> _Records for the task_
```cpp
template <typename T, typename Op>
__global__ __launch_bounds__(256) void rowred_kernel(Op op, RowRedGeom g, float* __restrict__ partial) {
  constexpr int EPC = 16 / (int)sizeof(T);
  constexpr int NQ = Op::NQ;
  typedef typename Op::Acc Acc;
  __shared__ Acc red[256 * NQ * EPC / 2 + 1];
  const int tid = threadIdx.x;
  const int tx = tid % g.tpr, ty = tid / g.tpr;
  const int chunk = blockIdx.y * 256 + tx;
  const int c0 = chunk * EPC;
  const bool active = ty < g.rp && c0 < g.C;
  Acc acc[NQ][EPC];
#pragma unroll
  for (int q = 0; q < NQ; ++q)
#pragma unroll
    for (int e = 0; e < EPC; ++e) acc[q][e] = 0;
  if (active) {
    op.load_cols(c0);
    const long long r0 = (long long)blockIdx.x * g.rows_per_block;
    long long r1 = r0 + g.rows_per_block;
    if (r1 > g.M) r1 = g.M;
    if constexpr (has_batch<Op>::value) {
      constexpr int B = Op::BATCH_ROWS;
      const long long st = (long long)gridDim.x * g.rp * B;
      long long r = (long long)blockIdx.x * g.rp * B;
#ifndef RR_NO_RING
      if (r < g.M) {
        typename Op::Px p;
        op.fetch(r, ty, c0, p);
        for (;;) {
          const long long rn = r + st;
          const bool more = rn < g.M;
          if constexpr (has_pin<Op, typename Op::Px>::value) op.pin(p);
          typename Op::Px cur = p;
          op.fetch(more ? rn : r, ty, c0, p);
          op.finish(cur, ty, c0, acc);
          r = rn;
          if (!more) break;
        }
      }
#else
      for (; r < g.M; r += st) {
        typename Op::Px p;
        op.fetch(r, ty, c0, p);
        if constexpr (has_pin<Op, typename Op::Px>::value) op.pin(p);
        op.finish(p, ty, c0, acc);
      }
#endif
    } else if constexpr (has_fetch<Op>::value) {
      constexpr int B = Op::FETCH_ROWS;
      const long long st = (long long)gridDim.x * g.rp * B;
      long long r = (long long)blockIdx.x * g.rp * B + ty;
#ifndef RR_NO_RING
      if (r + (long long)(B - 1) * g.rp < g.M) {
        typename Op::In in[B];
#pragma unroll
        for (int b = 0; b < B; ++b) in[b] = op.fetch((size_t)(r + (long long)b * g.rp), c0);
        for (;;) {
          const long long rn = r + st;
          const bool more = rn + (long long)(B - 1) * g.rp < g.M;
          const long long rf = more ? rn : r;
#pragma unroll
          for (int b = 0; b < B; ++b) {
            if constexpr (has_pin<Op, typename Op::In>::value) op.pin(in[b]);
            const typename Op::In cur = in[b];
            in[b] = op.fetch((size_t)(rf + (long long)b * g.rp), c0);
            op.finish(cur, (size_t)(r + (long long)b * g.rp), c0, acc);
          }
          r = rn;
          if (!more) break;
        }
      }
      for (long long q = r; q < g.M; q += g.rp) op.finish(op.fetch((size_t)q, c0), (size_t)q, c0, acc);
#else
      for (; r < g.M; r += st) {
        if (r + (long long)(B - 1) * g.rp < g.M) {
          typename Op::In in[B];
#pragma unroll
          for (int b = 0; b < B; ++b) in[b] = op.fetch((size_t)(r + (long long)b * g.rp), c0);
#pragma unroll
          for (int b = 0; b < B; ++b) {
            if constexpr (has_pin<Op, typename Op::In>::value) op.pin(in[b]);
            op.finish(in[b], (size_t)(r + (long long)b * g.rp), c0, acc);
          }
        } else {
          for (long long q = r; q < g.M; q += g.rp) op.finish(op.fetch((size_t)q, c0), (size_t)q, c0, acc);
        }
      }
#endif
    } else if constexpr (!Op::WRITES && sizeof(typename Op::Acc) == 4) {
#pragma unroll 2
      for (long long r = r0 + ty; r < r1; r += g.rp) op.apply((size_t)r, c0, acc);
    } else {
      for (long long r = r0 + ty; r < r1; r += g.rp) op.apply((size_t)r, c0, acc);
    }
  }
  for (int stride = 1; stride < g.rp; stride <<= 1) {
    const bool sender = active && (ty % (2 * stride)) == stride;
    const bool recver = active && (ty % (2 * stride)) == 0 && (ty + stride) < g.rp;
    __syncthreads();
    if (sender) {
      Acc* dst = red + (size_t)(((ty - stride) / (2 * stride)) * g.tpr + tx) * NQ * EPC;
#pragma unroll
      for (int q = 0; q < NQ; ++q)
#pragma unroll
        for (int e = 0; e < EPC; ++e) dst[q * EPC + e] = acc[q][e];
    }
    __syncthreads();
    if (recver) {
      const Acc* src = red + (size_t)((ty / (2 * stride)) * g.tpr + tx) * NQ * EPC;
#pragma unroll
      for (int q = 0; q < NQ; ++q)
#pragma unroll
        for (int e = 0; e < EPC; ++e) acc[q][e] += src[q * EPC + e];
    }
  }
  if (active && ty == 0 && partial) {
#pragma unroll
    for (int q = 0; q < NQ; ++q)
#pragma unroll
      for (int e = 0; e < EPC; ++e) partial[((size_t)blockIdx.x * NQ + q) * g.C + c0 + e] = (float)acc[q][e];
    for (int b = blockIdx.x + gridDim.x; b < g.nb_rows; b += gridDim.x)
#pragma unroll
      for (int q = 0; q < NQ; ++q)
#pragma unroll
        for (int e = 0; e < EPC; ++e) partial[((size_t)b * NQ + q) * g.C + c0 + e] = 0.f;
  }
}

template <typename Op> static inline int rowred_grid(long long M) {
  int nb = rowreduce_blocks(M);
  static const int rr_wgs = getenv("MI355_RR_WGS") ? atoi(getenv("MI355_RR_WGS")) : 0;
  if constexpr (has_fetch<Op>::value || has_batch<Op>::value) {
    int cap = 256;
    if constexpr (has_max_wgs<Op>::value) cap = Op::MAX_WGS;
    if (rr_wgs > 0) cap = rr_wgs;
    nb = nb < cap ? nb : cap;
  }
  return nb;
}

template <typename T, typename Op>
static inline int rowred_launch(const Op& op, long long M, int C, float* partial, hipStream_t s) {
  const int epc = 16 / (int)sizeof(T);
  if (C % epc != 0) {
    mi355_set_error("row reduction: C=%d must be a multiple of %d", C, epc);
    return MI355_ERR_ARG;
  }
  const int nb_rows = rowreduce_blocks(M);
  const int nb = rowred_grid<Op>(M);
  RowRedGeom g = rowred_geom<T>(M, C, nb);
  g.nb_rows = nb_rows;
  const int cp = C / epc;
  dim3 grid(nb, (cp + 255) / 256);
  hipLaunchKernelGGL((rowred_kernel<T, Op>), grid, dim3(256), 0, s, op, g, partial);
  hipError_t e = hipGetLastError();
  if (e != hipSuccess) {
    mi355_set_error("row reduction launch failed: %s", hipGetErrorString(e));
    return (int)e;
  }
  return MI355_OK;
}

template <typename T, typename Op>
__global__ __launch_bounds__(256) void rowmap_kernel(Op op, long long M, int cp) {
  constexpr int EPC = 16 / (int)sizeof(T);
  const int tpr = cp < 256 ? cp : 256;
  const int rp = 256 / tpr;
  const int tx = threadIdx.x % tpr, ty = threadIdx.x / tpr;
  if (ty >= rp) return;
  for (int c = tx; c < cp; c += tpr) {
    op.load_cols(c * EPC);
    if constexpr (has_fetch<Op>::value) {
      constexpr int B = Op::FETCH_ROWS;
      const long long st = (long long)gridDim.x * rp * B;
      for (long long r = (long long)blockIdx.x * rp * B + ty; r < M; r += st) {
        if (r + (long long)(B - 1) * rp < M) {
          typename Op::In in[B];
#pragma unroll
          for (int b = 0; b < B; ++b) in[b] = op.fetch((size_t)(r + b * rp), c * EPC);
#pragma unroll
          for (int b = 0; b < B; ++b) {
            if constexpr (has_pin<Op, typename Op::In>::value) op.pin(in[b]);
            op.finish(in[b], (size_t)(r + b * rp), c * EPC);
          }
        } else {
          for (long long q = r; q < M; q += rp) op.finish(op.fetch((size_t)q, c * EPC), (size_t)q, c * EPC);
        }
      }
    } else {
      for (long long r = (long long)blockIdx.x * rp + ty; r < M; r += (long long)gridDim.x * rp) op.apply((size_t)r, c * EPC);
    }
  }
}

template <typename T, typename Op>
static inline int rowmap_launch(const Op& op, long long M, int C, hipStream_t s) {
  const int epc = 16 / (int)sizeof(T);
  if (C % epc != 0) {
    mi355_set_error("elementwise: C=%d must be a multiple of %d", C, epc);
    return MI355_ERR_ARG;
  }
  const int cp = C / epc;
  const int rp = 256 / (cp < 256 ? cp : 256);
  long long rpb = rp;
  if constexpr (has_fetch<Op>::value) rpb *= Op::FETCH_ROWS;
  long long blocks = (M + rpb - 1) / rpb;
  static const int rm_wgs = getenv("MI355_RM_WGS") ? atoi(getenv("MI355_RM_WGS")) : 256 * 4;
  const long long cap = has_fetch<Op>::value ? rm_wgs : 256 * 16;
  if (blocks > cap) blocks = cap;
  if (blocks < 1) blocks = 1;
  hipLaunchKernelGGL((rowmap_kernel<T, Op>), dim3((int)blocks), dim3(256), 0, s, op, M, cp);
  hipError_t e = hipGetLastError();
  if (e != hipSuccess) {
    mi355_set_error("elementwise launch failed: %s", hipGetErrorString(e));
    return (int)e;
  }
  return MI355_OK;
}
```

Before: 2147 images/s.

## Issue first row fetches before column loads and resize grid for small BN applies

BN backward reduce and apply ops now issue their first ring of row loads before loading the per-column statistics, clamping out-of-range rows to the last row, so global-load latency overlaps the column setup. The mscale/mshift loads become unconditional with a select, which removes a branch per element. For write-only (no partial) fetch ops on tensors under a size threshold, the grid is resized from occupancy so that row batches are spread evenly over a bounded number of slots. This adds a few redundant clamped loads and changes the grid size for small BN apply kernels.

```diff
diff --git a/medical-image-segmentation-and-classification_amd/csrc/bn.hip b/medical-image-segmentation-and-classification_amd/csrc/bn.hip
--- a/medical-image-segmentation-and-classification_amd/csrc/bn.hip
+++ b/medical-image-segmentation-and-classification_amd/csrc/bn.hip
@@ -375,18 +375,23 @@
   const float* mean; const float* invstd; const float* mscale; const float* mshift; int act;
   float mu[EPC], is[EPC], ms[EPC], mt[EPC];
   __device__ void load_cols(int c0) {
+    const bool remask = act && !HASY;
+    const float* msp = remask ? mscale : mean;
+    const float* mtp = remask ? mshift : mean;
 #pragma unroll
     for (int e = 0; e < EPC; ++e) {
       mu[e] = mean[c0 + e];
       is[e] = invstd[c0 + e];
-      ms[e] = (act && !HASY) ? mscale[c0 + e] : 0.f;
-      mt[e] = (act && !HASY) ? mshift[c0 + e] : 0.f;
+      const float a = msp[c0 + e], b = mtp[c0 + e];
+      ms[e] = remask ? a : 0.f;
+      mt[e] = remask ? b : 0.f;
     }
   }
 #ifndef BN_RED_FETCH
 #define BN_RED_FETCH 4
 #endif
   static constexpr int FETCH_ROWS = BN_RED_FETCH;
+  static constexpr bool FETCH_FIRST = true;
 #ifdef BN_RED_WGS
   static constexpr int MAX_WGS = BN_RED_WGS;
 #endif
@@ -486,10 +491,14 @@
   const T* ex[NEXA]; int ldex, nex;
   float mu[EPC], is[EPC], k0[EPC], k1[EPC], gi[EPC], ms[EPC], mt[EPC];
   __device__ void load_cols(int c0) {
-#pragma unroll
-    for (int e = 0; e < EPC; ++e) {
-      ms[e] = (act && !y) ? mscale[c0 + e] : 0.f;
-      mt[e] = (act && !y) ? mshift[c0 + e] : 0.f;
+    const bool remask = act && !y;
+    const float* msp = remask ? mscale : mean;
+    const float* mtp = remask ? mshift : mean;
+#pragma unroll
+    for (int e = 0; e < EPC; ++e) {
+      const float a = msp[c0 + e], b = mtp[c0 + e];
+      ms[e] = remask ? a : 0.f;
+      mt[e] = remask ? b : 0.f;
       mu[e] = mean[c0 + e];
       is[e] = invstd[c0 + e];
       gi[e] = gamma[c0 + e] * is[e];
@@ -501,6 +510,7 @@
 #define BN_APPLY_FETCH 4
 #endif
   static constexpr int FETCH_ROWS = NEX > 0 ? 2 : BN_APPLY_FETCH;
+  static constexpr bool FETCH_FIRST = true;
   struct In { Vec16<T> g, xv, yv, pv, ev[NEXA]; };
   __device__ In fetch(size_t row, int c0) const {
     In in;
diff --git a/medical-image-segmentation-and-classification_amd/csrc/rowred.hpp b/medical-image-segmentation-and-classification_amd/csrc/rowred.hpp
--- a/medical-image-segmentation-and-classification_amd/csrc/rowred.hpp
+++ b/medical-image-segmentation-and-classification_amd/csrc/rowred.hpp
@@ -49,6 +49,8 @@
   v = __builtin_bit_cast(V, w);
 }
 template <typename Op> struct has_batch<Op, std::void_t<decltype(Op::BATCH_ROWS)>> : std::true_type {};
+template <typename Op, typename = void> struct fetch_first : std::false_type {};
+template <typename Op> struct fetch_first<Op, std::void_t<decltype(Op::FETCH_FIRST)>> : std::bool_constant<Op::FETCH_FIRST> {};
 
 template <typename T, typename Op>
 __global__ __launch_bounds__(256) void rowred_kernel(Op op, RowRedGeom g, float* __restrict__ partial) {
@@ -66,8 +68,14 @@
   for (int q = 0; q < NQ; ++q)
 #pragma unroll
     for (int e = 0; e < EPC; ++e) acc[q][e] = 0;
-  if (active) {
-    op.load_cols(c0);
+#ifndef RR_NO_RING
+  constexpr bool FF = fetch_first<Op>::value;
+  static_assert(!FF || (has_fetch<Op>::value && !has_batch<Op>::value), "FETCH_FIRST: an op with fetch / finish");
+#else
+  constexpr bool FF = false;
+#endif
+  if (FF ? active && g.M > 0 : active) {
+    if constexpr (!FF) op.load_cols(c0);
     const long long r0 = (long long)blockIdx.x * g.rows_per_block;
     long long r1 = r0 + g.rows_per_block;
     if (r1 > g.M) r1 = g.M;
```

> _Exercise_
Copy out all lines above holding "segmentation".

> _Response below_
diff --git a/medical-image-segmentation-and-classification_amd/csrc/bn.hip b/medical-image-segmentation-and-classification_amd/csrc/bn.hip
--- a/medical-image-segmentation-and-classification_amd/csrc/bn.hip
+++ b/medical-image-segmentation-and-classification_amd/csrc/bn.hip
diff --git a/medical-image-segmentation-and-classification_amd/csrc/rowred.hpp b/medical-image-segmentation-and-classification_amd/csrc/rowred.hpp
--- a/medical-image-segmentation-and-classification_amd/csrc/rowred.hpp
+++ b/medical-image-segmentation-and-classification_amd/csrc/rowred.hpp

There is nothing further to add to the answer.